Along those lines, I suggest your mornings to be spent with a chavrusa as early as possible for a few minutes before shacharis in the same shul every day so you have a routine. Davening with the same group of guys so you can daven for them is very, very helpful. The nameless, faceless minyan factory is almost as bad as the closet, for me. The connections early in the morning help people like us, a lot. I have a short chavrusa with another recovering pervert in the morning before shacharis. It's a good thing. And we actually
learn (when we are both there at the same time!) :
.
2- Minimize the time you spend thinking. Mulling things over while you drive, daven, walk places, talk with someone else, are going to sleep...is usually a bad idea. We are never more alone and isolated than when we are deep inside our our thoughts. And they are usually just obsessions, obsessions, obsessions. Replaying stuff, worrying, gnawing thoughts about matters we are not yet willing to actually
do antything
about....
We need to have something else to do than think our useless and obsessive thoughts. Praying to and talking to our own G-d and
really talking to people, are therapeutic. Even
thinking about what it is that I am doing right now is a great alternative to the usual stewing and gnawing obsession, that is so typical for us. They say that someone once asked the Kotzker what he should be willing to actually give his life up for. The Kotzker told him, "Whatever you are doing right now." Real life should be one in which we are connected to (that means
loving) what we are doing - cuz it is supposed to be precious to us. Right now.
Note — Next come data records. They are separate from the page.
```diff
diff --git a/rtabmap_amd/synth.py b/rtabmap_amd/synth.py
--- a/rtabmap_amd/synth.py
+++ b/rtabmap_amd/synth.py
@@ -22,6 +22,17 @@
     out[known] = vocab[src[known]] + noise[known]
     out[~known] = fresh[~known]
     out /= np.linalg.norm(out, axis=1, keepdims=True)
+    return np.ascontiguousarray(out, dtype=np.float32)
+
+
+def revisit_surf(rng, history, q, fresh_frac=0.3, sigma=0.02):
+    fresh = vocab_surf(q, seed=int(rng.integers(1 << 30)))
+    src = history[int(rng.integers(len(history)))]
+    out = src[rng.integers(0, src.shape[0], q)].copy()
+    out += rng.standard_normal(out.shape).astype(np.float32) * np.float32(sigma)
+    out /= np.linalg.norm(out, axis=1, keepdims=True)
+    m = rng.random(q) < fresh_frac
+    out[m] = fresh[m]
     return np.ascontiguousarray(out, dtype=np.float32)
 
 
```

Obviously, any guy (like I can be) who can be on the way to the
supermarket, see a pretty woman and go and follow her like it is real important, drooling - does
not appreciate the value of going to the supermarket and buying food to eat. Any guy (like I can be) who can be studying for a test and get distracted by a thought of "Hey, wonder who is
really pretty on the internet, right now?" and just go check it out...back at athe races - does not appreciate the value of studying for a test. It's precious! What we are doing
is precious. There is eternal value in it - Rav Noach, zt"l always talked about how that is just basic yiddishkeit, not 'madreigas'.
That's also the fruit of recovery. For an addict, it is just the
entranceway in the lobby - the bottom floor. It's part of his 3rd step (see AA's 12&12 on it).
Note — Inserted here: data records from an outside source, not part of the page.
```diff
+def _bucket_statistics(batch: ColumnBatch, jobs) -> Tuple[list, list]:
+    from ...sources.native_parquet import _statistics
+    ncols = len(batch.columns)
+    mins = [b""] * (len(jobs) * ncols)
+    maxs = [b""] * (len(jobs) * ncols)
+    on_device = batch.device.type == "cuda"
+    offsets = torch.tensor([jobs[0][1]] + [j[2] for j in jobs],
+                           dtype=torch.int64)
+    for c, col in enumerate(batch.columns.values()):
+        mm = None
+        if on_device:
+            lo0, hi1 = jobs[0][1], jobs[-1][2]
+            red = ops.segmented_reduce(col[lo0:hi1], None, offsets - lo0,
+                                       want=("min", "max"))
+            mm = torch.stack([red["min"], red["max"]]).cpu().numpy()
+        for f, (_, lo, hi, _) in enumerate(jobs):
+            if mm is not None and not (
+                    col.dtype.is_floating_point
+                    and (_device_stat_unusable(mm[0, f])
+                         or _device_stat_unusable(mm[1, f]))):
+                mn, mx = mm[0, f].tobytes(), mm[1, f].tobytes()
+            else:
+                mn, mx = _statistics(col[lo:hi].cpu().numpy())
+            mins[f * ncols + c] = mn
+            maxs[f * ncols + c] = mx
+    return mins, maxs
+
+
+def _write_bucketed_native(batch: ColumnBatch, jobs,
+                           after_event: Optional["torch.cuda.Event"]
+                           ) -> List[str]:
+    import time as _time
+    import numpy as np
+    from ...sources.native_parquet import (ColumnChunkLayout, Page,
+                                           _layout_cache_put)
+    from ...sources.staging import _pinned_get, _pinned_put
+    timing = os.environ.get("HS_TIMING")
+    t0 = _time.perf_counter()
+    on_device = batch.device.type == "cuda"
+    names = list(batch.columns.keys())
+    cols = [c.contiguous() for c in batch.columns.values()]
+    chunk = max(1, int(float(os.environ.get("HS_WRITE_CHUNK_MB", "8"))
+                       * (1 << 20)))
+    threads = min(15, max(1, int(os.environ.get("HS_WRITE_THREADS", "15"))))
+    paths = [j[3] for j in jobs]
+    row_lo = [j[1] for j in jobs]
+    row_hi = [j[2] for j in jobs]
+    ring = None
+    streams = (0, 0)
+    if on_device:
+        if after_event is not None:
+            torch.cuda.current_stream(batch.device).wait_event(after_event)
+        esz = max(c.element_size() for c in cols)
+        largest = max(hi - lo for lo, hi in zip(row_lo, row_hi)) * esz
+        chunk = min(chunk, -(-largest // 4096) * 4096)
+        n_chunks = sum(-(-(hi - lo) * c.element_size() // chunk)
+                       for lo, hi in zip(row_lo, row_hi) for c in cols)
+        ring = _pinned_get(chunk * max(2, min(_WRITE_RING_SLOTS, n_chunks)))
+    try:
+        with torch.cuda.device(batch.device) if on_device \
+                else contextlib.nullcontext():
+            mins, maxs = _bucket_statistics(batch, jobs)
+            t1 = _time.perf_counter()
+            if on_device:
+                pool = [torch.cuda.Stream(device=batch.device)
+                        for _ in range(2)]
+                streams = tuple(s.cuda_stream for s in pool)
+            sizes, mtimes, starts, ends = ops.native.ext().write_bucket_files(
+                cols, names, paths, row_lo, row_hi, mins, maxs,
+                ring if ring is not None
+                else torch.empty(0, dtype=torch.uint8),
+                chunk, threads, streams[0], streams[1], bool(timing))
+    finally:
+        if ring is not None:
+            _pinned_put(ring)
+    ncols = len(cols)
+    np_dtypes = [np.dtype(str(c.dtype).replace("torch.", "")) for c in cols]
+    for f, path in enumerate(paths):
+        rows = row_hi[f] - row_lo[f]
+        _layout_cache_put(path, rows, [
+            ColumnChunkLayout(
+                names[c], np_dtypes[c],
+                [Page("plain", starts[f * ncols + c], ends[f * ncols + c],
+                      rows)], rows, "plain", None, [None])
+            for c in range(ncols)], (sizes[f], mtimes[f]))
+    if timing:
+        import sys as _sys
+        t2 = _time.perf_counter()
+        print(f"[hs-timing] native write: stats {t1-t0:.3f}s "
+              f"files {t2-t1:.3f}s ({len(paths)} files, chunk {chunk} B, "
+              f"{threads} writers)", file=_sys.stderr)
+    return paths
+
+
 def write_bucketed(batch: ColumnBatch, seg: torch.Tensor, out_dir: str,
                    num_buckets: int, task_id: int = 0,
                    after_event: Optional["torch.cuda.Event"] = None
@@ -428,31 +543,6 @@
     from ...execution.columnar import StringColumn
     from ...sources.parquet_io import _pinned_get, _pinned_put
     on_device = batch.device.type == "cuda"
-    if on_device and os.environ.get("HS_WRITE_V2"):
-        if after_event is not None:
-            torch.cuda.current_stream().wait_event(after_event)
-        host_cols = {}
-        host_masks = {}
-        held_bufs = []
-        for name, col in batch.columns.items():
-            if isinstance(col, StringColumn):
-                host_cols[name] = col.to("cpu")
-                continue
-            nb = col.numel() * col.element_size()
-            bufp = _pinned_get(nb)
-            host = bufp[:nb].view(col.dtype)
-            host.copy_(col, non_blocking=True)
-            host_cols[name] = host
-            held_bufs.append(bufp)
-        for name, m in batch.masks.items():
-            host_masks[name] = m.to("cpu")
-        torch.cuda.current_stream().synchronize()
-        host_batch = ColumnBatch(host_cols, host_masks)
-        out = write_bucketed(host_batch, seg, out_dir, num_buckets,
-                             task_id)
-        for bufp in held_bufs:
-            _pinned_put(bufp)
-        return out
     jobs = []
     for b in range(num_buckets):
         lo, hi = int(seg[b]), int(seg[b + 1])
@@ -460,6 +550,9 @@
             continue
         jobs.append((b, lo, hi,
                      os.path.join(out_dir, bucket_file_name(task_id, b))))
+
+    if len(jobs) > 2 and _native_write_eligible(batch):
+        return _write_bucketed_native(batch, jobs, after_event)
 
     streams = ([torch.cuda.Stream(device=batch.device)
                 for _ in range(min(8, max(1, len(jobs))))]
diff --git a/hyperspace_amd/rules/score_optimizer.py b/hyperspace_amd/rules/score_optimizer.py
--- a/hyperspace_amd/rules/score_optimizer.py
+++ b/hyperspace_amd/rules/score_optimizer.py
@@ -37,11 +37,11 @@
         return best
 
     def _rec_apply(self, plan: LogicalPlan, candidates,
-                   memo: Dict[int, Tuple[LogicalPlan, float]]
+                   memo: Dict[int, tuple]
                    ) -> Tuple[LogicalPlan, float]:
         key = id(plan)
         if key in memo:
-            return memo[key]
+            return memo[key][:2]
         best_plan, best_score = plan, -1.0
         for rule in self.rules:
             transformed, score = rule.apply(plan, candidates)
@@ -57,5 +57,5 @@
                     if child_results else transformed)
                 if total > best_score:
                     best_plan, best_score = candidate_plan, total
-        memo[key] = (best_plan, max(best_score, 0.0))
-        return memo[key]
+        memo[key] = (best_plan, max(best_score, 0.0), plan)
+        return memo[key][:2]
diff --git a/hyperspace_amd/sources/native_parquet.py b/hyperspace_amd/sources/native_parquet.py
--- a/hyperspace_amd/sources/native_parquet.py
+++ b/hyperspace_amd/sources/native_parquet.py
@@ -276,12 +276,15 @@
     return ent[1], ent[2]
 
 
-def _layout_cache_put(path: str, num_rows: int, layouts: list) -> None:
+def _layout_cache_put(path: str, num_rows: int, layouts: list,
+                      stat: Optional[Tuple[int, int]] = None) -> None:
     if len(_LAYOUT_CACHE) >= _LAYOUT_CACHE_MAX:
         for k in list(_LAYOUT_CACHE)[:_LAYOUT_CACHE_MAX // 8]:
             _LAYOUT_CACHE.pop(k, None)
-    st = os.stat(path)
-    _LAYOUT_CACHE[path] = ((st.st_size, st.st_mtime_ns), num_rows, layouts)
+    if stat is None:
+        st = os.stat(path)
+        stat = (st.st_size, st.st_mtime_ns)
+    _LAYOUT_CACHE[path] = (tuple(stat), num_rows, layouts)
 
 
 def write_parquet_native(columns: "Dict[str, np.ndarray]", path: str,
diff --git a/setup.py b/setup.py
--- a/setup.py
+++ b/setup.py
@@ -19,6 +19,7 @@
             name="hyperspace_amd._hip",
             sources=[
                 "hyperspace_amd/csrc/binding.cpp",
+                "hyperspace_amd/csrc/bucket_writer.cpp",
                 "hyperspace_amd/csrc/kernels/kernels.hip",
                 "hyperspace_amd/csrc/kernels/aggregate.hip",
             ],
```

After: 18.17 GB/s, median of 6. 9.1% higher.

3- Give up at least a bit on perfectionism.
Especially in recovery, yiddishkeit, and marriage, I need to surrender my goofy and childish perfectionistic expectations. It kills me. We need to be allowed to screw up here and there - be honest and
open about it,
and go on. All I need to do - all we
can do - is keep trying to do the next right thing - not to "
be good", or to "
be recovered".
4- Don't take unsolicited, free advice from strangers.